Dear Faithful Readers,
I have observed closely the habits of the common surfer (okay, I decided to notice what I was doing with my spare computer time.)
If one is to tear me away from repetitive games at which I barely improve – in spite of 30 THOUSAND tries, there needs to be a story or it has to make me laugh. Both is, obviously, best.
Since I am only funny to myself with occasional flashes that are recognizable by others I realize I must tell stories. Gossip with a sense of disbelief that any one could be that stupid/mean/short-sighted seem to be most engaging.
So, without further ado, I offer you stories. They may seem like my real life, and you and I may have been talking about the very same thing yesterday, but it’s not you. The names don’t even match – so stop whining.
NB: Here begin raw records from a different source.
int32_t wax_vs_debug_counter(wax_vs_engine *e, const char *name, uint64_t *out) {
    if (!e || !name || !out) return fail(WAX_VS_ERR_NULL, "NULL argument");
    std::lock_guard<std::mutex> g(e->pool_mu);
    const wax_vs_engine::Shadow &bf = e->shadows[kRouteBf16], &i8 = e->shadows[kRouteInt8], &u4 = e->shadows[kRouteU4];
    if (!strcmp(name, "batch_tensor_queries")) *out = e->batch_tensor_queries;
    else if (!strcmp(name, "batch_fallback_queries")) *out = e->batch_fallback_queries;
    else if (!strcmp(name, "batch_bf16_queries")) *out = e->batch_bf16_queries;
    else if (!strcmp(name, "batch_retry_queries")) *out = e->batch_retry_queries;
    else if (!strcmp(name, "batch_filter_bf16_queries")) *out = e->batch_filter_bf16_queries;
    else if (!strcmp(name, "shadow_bytes")) *out = bf.valid ? bf.rows * e->dims * sizeof(__nv_bfloat16) : 0;
    else if (!strcmp(name, "shadow_capacity_bytes")) *out = bf.codes.cap * sizeof(uint32_t);
    else if (!strcmp(name, "shadow_unavailable")) *out = bf.unavailable ? 1 : 0;
    else if (!strcmp(name, "batch_tf32_queries")) *out = e->batch_tf32_queries;
    else if (!strcmp(name, "filter_bitset_passes")) *out = e->filter_bitset_passes;
    else if (!strcmp(name, "group_index_builds")) *out = e->group_index_builds;
    else if (!strcmp(name, "attribute_uploads")) *out = e->attribute_uploads;
    else if (!strcmp(name, "location_uploads")) *out = e->location_uploads;
    else if (!strcmp(name, "term_index_builds")) *out = e->term_index_builds;
    else if (!strcmp(name, "term_index_bytes"))
        *out = e->tindex.keys.cap * sizeof(uint64_t) + e->tindex.start.cap * sizeof(uint64_t) + e->tindex.postings.cap * sizeof(uint32_t);
    else if (!strcmp(name, "grouped_batch_covered_queries")) *out = e->grouped_batch_covered_queries;
    else if (!strcmp(name, "grouped_batch_expanded_groups")) *out = e->grouped_batch_expanded_groups;
    else if (!strcmp(name, "grouped_batch_fallback_queries")) *out = e->grouped_batch_fallback_queries;
    else if (!strcmp(name, "grouped_batch_expansion_passes")) *out = e->grouped_batch_expansion_passes;
    else if (!strcmp(name, "shard_grouped_expanded_groups")) *out = e->shard_grouped_expanded_groups;
    else if (!strcmp(name, "ingest_h2d_bytes")) *out = e->ingest_h2d_bytes;
    else if (!strcmp(name, "ingest_d2h_bytes")) *out = e->ingest_d2h_bytes;
    else if (!strcmp(name, "norms_rows")) *out = e->norms_rows;
    else if (!strcmp(name, "shadow_rows")) *out = bf.rows;
    else if (!strcmp(name, "int8_shadow_bytes")) *out = i8.valid ? i8.rows * (e->dims + sizeof(float)) : 0;
    else if (!strcmp(name, "int8_shadow_rows")) *out = i8.rows;
    else if (!strcmp(name, "u4_shadow_bytes")) *out = u4.valid ? u4.rows * (e->dims / 2 + sizeof(float)) : 0;
    else if (!strcmp(name, "u4_shadow_rows")) *out = u4.rows;
    else if (!strcmp(name, "single_u4_queries")) *out = e->single_route_queries[kRouteU4];
    else if (!strcmp(name, "single_int8_queries")) *out = e->single_route_queries[kRouteInt8];
    else if (!strcmp(name, "batch_heap_bump")) *out = e->heap_bump;
    else if (!strcmp(name, "batch_last_heap")) *out = e->last_heap;
    else if (!strcmp(name, "single_shadow_queries") || !strcmp(name, "single_shadow_fallbacks")) {
        const int slot = !strcmp(name, "single_shadow_queries") ? 0 : 1;
        uint64_t n = 0;
        auto add = [&](const SearchCtx *c) { if (c->h_proof_count) n += *static_cast<volatile uint32_t *>(c->h_proof_count + slot); };
        for (const SearchCtx *c : e->pool) add(c);
        for (const auto &kv : e->stream_ctx) add(kv.second);
        *out = n;
    }
    else if (!strcmp(name, "pool_allocs")) *out = e->pool_allocs;
    else if (!strcmp(name, "pool_reuses")) *out = e->pool_reuses;
    else return fail(WAX_VS_ERR_ARGUMENT, "unknown counter '%s'", name);
    return WAX_VS_OK;
}

int32_t wax_vs_debug_time_search_batch(wax_vs_engine *e, uint32_t n_queries, int64_t top_k, uint64_t seed,
                                       uint32_t warmup, uint32_t iters, float *out_ms_total,
                                       uint64_t *out_launches, uint32_t *out_unproven) {
    if (!e || !out_ms_total) return fail(WAX_VS_ERR_NULL, "NULL argument");
    if (n_queries == 0) n_queries = 1;
    std::shared_lock<std::shared_mutex> r(e->rw);
    DeviceGuard g(e->device);
    const uint32_t k_eff = static_cast<uint32_t>(std::min<uint64_t>(clamp_topk(top_k), std::max<uint64_t>(e->n_rows, 1)));
    if (!batch_tensor_eligible(e, n_queries, k_eff))
        return fail(WAX_VS_ERR_UNSUPPORTED, "batch of %u queries, k=%u, dims=%u is not eligible for the tensor path", n_queries, k_eff, e->dims);
    CtxLease lease(e);
    int32_t rc = lease.acquire();
    if (rc) return rc;
    SearchCtx *c = lease.c;
    const size_t qfloats = static_cast<size_t>(n_queries) * e->dims;
    if ((rc = c->d_queries.ensure(qfloats, "query buffer"))) return rc;
    if ((rc = c->d_out.ensure(static_cast<size_t>(n_queries) * k_eff, "result buffer"))) return rc;
    if ((rc = c->d_ok.ensure(static_cast<size_t>(n_queries), "proof flags"))) return rc;
    if ((rc = c->h_ok.ensure(static_cast<size_t>(n_queries), "proof flag staging"))) return rc;
    synth_fill_kernel<<<(n_queries + 255) / 256, 256, 0, c->stream>>>(c->d_queries, n_queries, e->dims, seed, 0, 1);
    CUDA_TRY(cudaGetLastError());
    if ((rc = ensure_norms(e, c->stream))) return rc;
    if (batch_bf16_wanted(e) && (rc = ensure_shadow(e, c->stream))) return rc;
    uint64_t launches = 0;
    for (uint32_t it = 0; it < warmup + iters; ++it) {
        if (it == warmup) { launches = 0; CUDA_TRY(cudaEventRecord(c->ev0, c->stream)); }
        uint32_t used_heap = 0;
        rc = enqueue_batch_tensor(e, c, c->d_queries, n_queries, k_eff, 0, c->d_out, c->d_ok, nullptr, c->stream, &launches,
                                  true, nullptr, nullptr, RowFilter{}, &used_heap);
        if (rc) { cudaStreamSynchronize(c->stream); return rc; }
        if (used_heap) { std::lock_guard<std::mutex> pg(e->pool_mu); e->last_heap = used_heap; }
    }
    CUDA_TRY(cudaEventRecord(c->ev1, c->stream));
    CUDA_TRY(cudaMemcpyAsync(c->h_ok, c->d_ok, n_queries * sizeof(uint32_t), cudaMemcpyDeviceToHost, c->stream));
    CUDA_TRY(cudaStreamSynchronize(c->stream));
    CUDA_TRY(cudaEventElapsedTime(out_ms_total, c->ev0, c->ev1));
    if (out_launches) *out_launches = launches;
    if (out_unproven) {
        uint32_t bad = 0;
        for (uint32_t i = 0; i < n_queries; ++i) bad += c->h_ok[i] ? 0u : 1u;
        *out_unproven = bad;
    }
    return WAX_VS_OK;
}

I’m a teacher. At a school. A sort-of school. We’re in an office building where all the other tenants hate us because the students that go to this school have SADS (Spit – or Swearing – Awareness Deficit Syndrome.) They don’t realize that not everyone wants to hear the F-bomb 14 times while scuttling by a group of angry looking teenagers. They also don’t realize that not everyone likes to see huge loogies horked across the sidewalk only to land inches from their shoe.
In spite of our best efforts to herd said students around the corner so at least their gelatinous projectiles are less obvious, there always seems to be a knot or two of them on the main thoroughfare blissfully unaware of the inconvenience these straight-laced lunch-goers cause as they thread their way between conversations, arguments, debates, billowing smoke from numerous shared cigarettes, and a clear shot at an invisible spittoon.
We need a border collie.
At this sort-of school we have a lot of meetings (which I’ll get to some other time) and at one of them, I brought up the fact that my 18 pound borderpoo is excellent at herding. Maybe I could train him to round up students. He could sniff them for drugs at the same time.
We get into a huge brawl about this. Not ’cause it’s a bad idea but because everyone thinks their dog is better at herding than everyone else’s dog. So we’re yellin’ and swearin’. The F-bombs are flying, people are barking at each other, and I swear, Edgar just about bites Tom. Like usual, the quiet ones (there are 2 of them on our staff of 14) have been observing and are now so fed up they are leaving. Mandy notices them leaving and whistles to get everyone to shut up.
Trent says, “Ten of us have dogs. That’s a 2 week rotation. If it’s your dog’s day, then it’s your day to supervise outside. Figure it out. You and your dog.”
Of course, my dog is the best ’cause he really does herd animals. The golden retriever is cuddly and some of the kids believe Cyril when he tells them the dog gets diarrhea if he hears a lot of swearing. Jennifer’s shit-poo (that’s a shitzu-poodle croxx) is just a general menace. Completely distracts her from anything approaching supervision and I almost heave thinking about all that gob stuck in it’s tummy hair. You get the idea.
Anyway, we’re kind of making it work. None of the dogs have had nervous breakdowns in the first month. Supervision is only better on the days that me and Killer are on duty, and only worse on days that Jennifer and Trixie are on duty. No real net gain. But we didn’t shut down the effort because of statistical insignificance.
Cruising into month 2 of the experiment, the Superintendent of Schools pays us a visit. Now, we like this guy, Jake. Jake Sherwood – I’ll tell you about him sometime, too. Only thing is, Trent and Tom and Jennifer and Jen all thought it was their day to bring their dog.
So, Jake Sherwood arrives, there are 4 dogs in an area where we technically are not supposed to have dogs. As Jake stops to survey the chaos (I’m sure his brain can’t quite comprehend what his eyes are seeing) a 6-foot student in baggy rapper-style pants interrupts his loud swearing to hork a loogie over his left shoulder …. right onto Superintendent Sherwood’s well-polished left Prada (I know my shoes.)
This year, we are under strict orders to be a dog-free sort of school. I’d rather keep the dogs and outlaw the loogies.